Which lines of the data contain the string "LdsPass"? Copy every one of them.

Data excerpts:
━━━
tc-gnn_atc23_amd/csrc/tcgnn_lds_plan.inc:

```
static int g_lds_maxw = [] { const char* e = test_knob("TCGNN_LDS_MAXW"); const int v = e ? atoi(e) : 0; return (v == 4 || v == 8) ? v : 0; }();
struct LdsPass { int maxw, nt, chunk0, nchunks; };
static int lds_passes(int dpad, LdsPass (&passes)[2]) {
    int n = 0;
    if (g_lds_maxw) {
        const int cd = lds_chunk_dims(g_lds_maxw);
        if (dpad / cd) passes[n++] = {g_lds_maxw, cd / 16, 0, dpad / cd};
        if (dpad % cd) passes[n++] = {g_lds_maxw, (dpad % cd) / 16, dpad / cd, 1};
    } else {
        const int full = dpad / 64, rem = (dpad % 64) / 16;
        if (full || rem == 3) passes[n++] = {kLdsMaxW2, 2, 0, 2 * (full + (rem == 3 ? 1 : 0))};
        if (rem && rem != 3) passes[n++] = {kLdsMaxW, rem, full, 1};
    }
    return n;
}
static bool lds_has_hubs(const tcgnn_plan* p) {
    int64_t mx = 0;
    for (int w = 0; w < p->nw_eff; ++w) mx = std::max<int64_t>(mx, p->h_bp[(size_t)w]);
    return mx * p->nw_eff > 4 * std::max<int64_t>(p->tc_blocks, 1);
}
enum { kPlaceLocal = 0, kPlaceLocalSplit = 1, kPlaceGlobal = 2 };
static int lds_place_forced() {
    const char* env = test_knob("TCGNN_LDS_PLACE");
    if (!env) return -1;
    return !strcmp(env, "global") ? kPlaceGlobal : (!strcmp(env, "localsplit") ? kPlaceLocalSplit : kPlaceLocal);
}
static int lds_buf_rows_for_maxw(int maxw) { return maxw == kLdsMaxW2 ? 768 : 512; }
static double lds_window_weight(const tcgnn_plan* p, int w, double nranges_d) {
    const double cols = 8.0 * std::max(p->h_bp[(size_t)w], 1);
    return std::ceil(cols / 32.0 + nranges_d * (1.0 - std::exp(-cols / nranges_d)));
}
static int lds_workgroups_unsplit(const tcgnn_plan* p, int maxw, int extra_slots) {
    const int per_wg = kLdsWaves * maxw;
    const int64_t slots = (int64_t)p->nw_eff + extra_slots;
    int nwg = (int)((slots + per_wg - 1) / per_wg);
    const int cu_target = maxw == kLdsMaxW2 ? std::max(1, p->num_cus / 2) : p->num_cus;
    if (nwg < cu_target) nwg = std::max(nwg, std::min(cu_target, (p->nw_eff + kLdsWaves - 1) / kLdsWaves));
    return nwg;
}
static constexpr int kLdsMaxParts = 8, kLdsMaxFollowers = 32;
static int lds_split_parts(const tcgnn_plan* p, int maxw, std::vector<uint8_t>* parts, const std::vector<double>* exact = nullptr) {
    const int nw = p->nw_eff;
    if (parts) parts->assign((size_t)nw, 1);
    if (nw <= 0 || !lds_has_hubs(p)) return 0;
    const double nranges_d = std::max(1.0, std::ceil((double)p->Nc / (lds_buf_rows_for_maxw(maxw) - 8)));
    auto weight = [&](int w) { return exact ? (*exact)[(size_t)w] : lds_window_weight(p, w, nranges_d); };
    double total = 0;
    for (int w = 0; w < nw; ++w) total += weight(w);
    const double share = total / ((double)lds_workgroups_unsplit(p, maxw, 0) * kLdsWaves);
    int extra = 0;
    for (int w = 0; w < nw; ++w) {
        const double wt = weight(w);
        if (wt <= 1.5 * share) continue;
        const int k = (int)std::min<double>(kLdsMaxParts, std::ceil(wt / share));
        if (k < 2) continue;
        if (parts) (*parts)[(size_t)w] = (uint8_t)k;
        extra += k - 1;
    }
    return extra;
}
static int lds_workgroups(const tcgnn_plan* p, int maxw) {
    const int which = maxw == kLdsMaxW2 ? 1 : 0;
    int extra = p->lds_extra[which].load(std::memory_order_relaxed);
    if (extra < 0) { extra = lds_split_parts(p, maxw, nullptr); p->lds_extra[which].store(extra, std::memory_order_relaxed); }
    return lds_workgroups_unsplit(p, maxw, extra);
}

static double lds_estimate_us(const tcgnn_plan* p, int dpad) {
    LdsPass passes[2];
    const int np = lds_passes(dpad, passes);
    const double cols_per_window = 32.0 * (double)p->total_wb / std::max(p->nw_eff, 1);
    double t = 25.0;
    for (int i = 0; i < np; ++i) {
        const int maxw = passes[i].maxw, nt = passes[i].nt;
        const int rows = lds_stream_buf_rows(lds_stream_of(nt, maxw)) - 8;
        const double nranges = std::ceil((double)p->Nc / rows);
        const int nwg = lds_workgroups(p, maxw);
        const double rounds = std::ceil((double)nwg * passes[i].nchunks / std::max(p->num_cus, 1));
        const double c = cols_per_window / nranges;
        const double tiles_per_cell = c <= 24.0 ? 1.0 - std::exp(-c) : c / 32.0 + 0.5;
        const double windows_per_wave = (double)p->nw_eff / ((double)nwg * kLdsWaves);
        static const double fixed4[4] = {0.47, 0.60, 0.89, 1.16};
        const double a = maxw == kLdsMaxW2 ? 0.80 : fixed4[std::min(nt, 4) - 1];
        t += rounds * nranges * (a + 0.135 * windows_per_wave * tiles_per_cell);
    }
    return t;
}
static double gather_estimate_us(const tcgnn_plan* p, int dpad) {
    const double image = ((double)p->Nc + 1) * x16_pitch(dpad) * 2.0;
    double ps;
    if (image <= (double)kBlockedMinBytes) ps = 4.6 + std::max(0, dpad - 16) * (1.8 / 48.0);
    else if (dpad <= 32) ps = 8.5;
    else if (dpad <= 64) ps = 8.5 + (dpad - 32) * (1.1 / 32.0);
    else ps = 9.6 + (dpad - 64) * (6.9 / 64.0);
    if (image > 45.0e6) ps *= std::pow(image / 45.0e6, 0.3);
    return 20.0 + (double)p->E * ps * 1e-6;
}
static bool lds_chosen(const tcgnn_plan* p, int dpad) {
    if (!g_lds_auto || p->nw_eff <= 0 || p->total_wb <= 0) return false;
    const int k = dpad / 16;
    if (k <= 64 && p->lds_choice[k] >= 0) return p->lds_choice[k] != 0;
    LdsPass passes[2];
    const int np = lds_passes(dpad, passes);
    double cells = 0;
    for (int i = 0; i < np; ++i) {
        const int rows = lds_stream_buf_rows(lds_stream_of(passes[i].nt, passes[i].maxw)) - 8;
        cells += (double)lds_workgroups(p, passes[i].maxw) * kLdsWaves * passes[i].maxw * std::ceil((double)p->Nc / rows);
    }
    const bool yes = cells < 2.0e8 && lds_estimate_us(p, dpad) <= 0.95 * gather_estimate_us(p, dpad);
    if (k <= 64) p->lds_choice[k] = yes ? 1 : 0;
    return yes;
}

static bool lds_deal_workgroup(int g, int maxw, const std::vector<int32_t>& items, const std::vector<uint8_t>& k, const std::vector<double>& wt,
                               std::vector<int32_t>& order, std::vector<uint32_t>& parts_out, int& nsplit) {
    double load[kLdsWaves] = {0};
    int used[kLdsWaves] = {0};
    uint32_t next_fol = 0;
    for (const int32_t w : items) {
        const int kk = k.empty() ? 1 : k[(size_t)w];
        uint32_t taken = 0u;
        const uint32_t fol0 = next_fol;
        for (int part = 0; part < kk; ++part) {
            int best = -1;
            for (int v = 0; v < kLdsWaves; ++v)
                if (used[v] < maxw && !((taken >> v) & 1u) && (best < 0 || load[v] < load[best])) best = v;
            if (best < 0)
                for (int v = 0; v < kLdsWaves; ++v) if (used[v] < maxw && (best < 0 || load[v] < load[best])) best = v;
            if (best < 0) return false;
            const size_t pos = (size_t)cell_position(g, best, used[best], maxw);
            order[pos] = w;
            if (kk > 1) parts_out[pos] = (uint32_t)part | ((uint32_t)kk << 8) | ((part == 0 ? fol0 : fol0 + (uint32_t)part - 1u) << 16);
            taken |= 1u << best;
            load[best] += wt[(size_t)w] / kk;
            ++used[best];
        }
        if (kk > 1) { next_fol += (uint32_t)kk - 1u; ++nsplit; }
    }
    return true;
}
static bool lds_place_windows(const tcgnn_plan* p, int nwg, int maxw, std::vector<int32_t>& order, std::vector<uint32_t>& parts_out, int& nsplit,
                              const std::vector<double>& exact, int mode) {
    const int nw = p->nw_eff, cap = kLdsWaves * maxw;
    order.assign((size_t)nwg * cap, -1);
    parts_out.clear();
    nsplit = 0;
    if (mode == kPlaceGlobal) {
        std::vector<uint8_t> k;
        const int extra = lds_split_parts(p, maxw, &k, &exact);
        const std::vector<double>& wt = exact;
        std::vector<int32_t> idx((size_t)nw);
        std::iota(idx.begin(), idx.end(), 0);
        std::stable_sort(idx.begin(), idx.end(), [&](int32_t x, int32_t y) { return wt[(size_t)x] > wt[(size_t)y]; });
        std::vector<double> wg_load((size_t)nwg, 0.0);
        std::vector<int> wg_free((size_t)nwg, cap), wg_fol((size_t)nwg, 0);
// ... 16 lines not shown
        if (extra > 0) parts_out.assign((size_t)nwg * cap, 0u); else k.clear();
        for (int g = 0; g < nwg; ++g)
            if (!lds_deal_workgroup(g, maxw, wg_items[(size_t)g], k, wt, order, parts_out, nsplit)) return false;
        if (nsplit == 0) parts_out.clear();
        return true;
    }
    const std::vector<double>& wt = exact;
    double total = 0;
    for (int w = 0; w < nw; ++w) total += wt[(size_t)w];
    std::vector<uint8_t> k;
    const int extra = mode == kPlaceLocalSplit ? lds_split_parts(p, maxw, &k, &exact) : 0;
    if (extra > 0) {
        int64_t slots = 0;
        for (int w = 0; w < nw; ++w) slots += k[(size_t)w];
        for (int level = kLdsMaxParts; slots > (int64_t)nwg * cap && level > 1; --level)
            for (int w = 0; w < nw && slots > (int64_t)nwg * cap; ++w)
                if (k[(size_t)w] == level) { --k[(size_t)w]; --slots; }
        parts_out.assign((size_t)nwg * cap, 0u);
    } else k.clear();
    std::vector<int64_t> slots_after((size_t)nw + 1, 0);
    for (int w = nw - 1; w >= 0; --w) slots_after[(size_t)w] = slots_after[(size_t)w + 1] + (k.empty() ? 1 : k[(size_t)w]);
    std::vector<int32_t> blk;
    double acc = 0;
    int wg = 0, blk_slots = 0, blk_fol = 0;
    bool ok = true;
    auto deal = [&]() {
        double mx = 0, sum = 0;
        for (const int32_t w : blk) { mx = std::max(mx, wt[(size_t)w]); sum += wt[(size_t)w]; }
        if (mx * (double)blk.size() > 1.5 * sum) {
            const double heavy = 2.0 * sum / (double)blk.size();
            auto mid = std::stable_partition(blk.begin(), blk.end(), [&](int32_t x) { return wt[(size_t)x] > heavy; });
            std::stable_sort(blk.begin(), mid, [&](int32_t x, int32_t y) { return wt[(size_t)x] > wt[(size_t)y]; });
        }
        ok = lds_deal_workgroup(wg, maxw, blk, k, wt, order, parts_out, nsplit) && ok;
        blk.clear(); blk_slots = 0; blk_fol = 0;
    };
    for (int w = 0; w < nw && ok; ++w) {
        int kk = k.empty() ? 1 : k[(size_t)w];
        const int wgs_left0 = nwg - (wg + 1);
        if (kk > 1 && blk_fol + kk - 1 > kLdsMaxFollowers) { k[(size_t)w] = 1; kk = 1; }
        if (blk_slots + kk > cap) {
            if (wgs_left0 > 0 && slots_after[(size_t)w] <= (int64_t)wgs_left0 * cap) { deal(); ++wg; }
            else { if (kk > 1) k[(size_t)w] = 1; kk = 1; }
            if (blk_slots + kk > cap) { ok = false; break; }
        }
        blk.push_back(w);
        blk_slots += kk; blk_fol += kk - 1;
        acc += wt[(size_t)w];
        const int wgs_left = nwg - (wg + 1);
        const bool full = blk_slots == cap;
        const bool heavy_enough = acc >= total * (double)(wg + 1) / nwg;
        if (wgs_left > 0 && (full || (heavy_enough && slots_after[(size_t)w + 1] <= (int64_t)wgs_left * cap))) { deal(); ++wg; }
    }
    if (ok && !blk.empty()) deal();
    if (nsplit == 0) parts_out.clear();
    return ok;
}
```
━━━
__Result below__.
struct LdsPass { int maxw, nt, chunk0, nchunks; };
static int lds_passes(int dpad, LdsPass (&passes)[2]) {
    LdsPass passes[2];
    LdsPass passes[2];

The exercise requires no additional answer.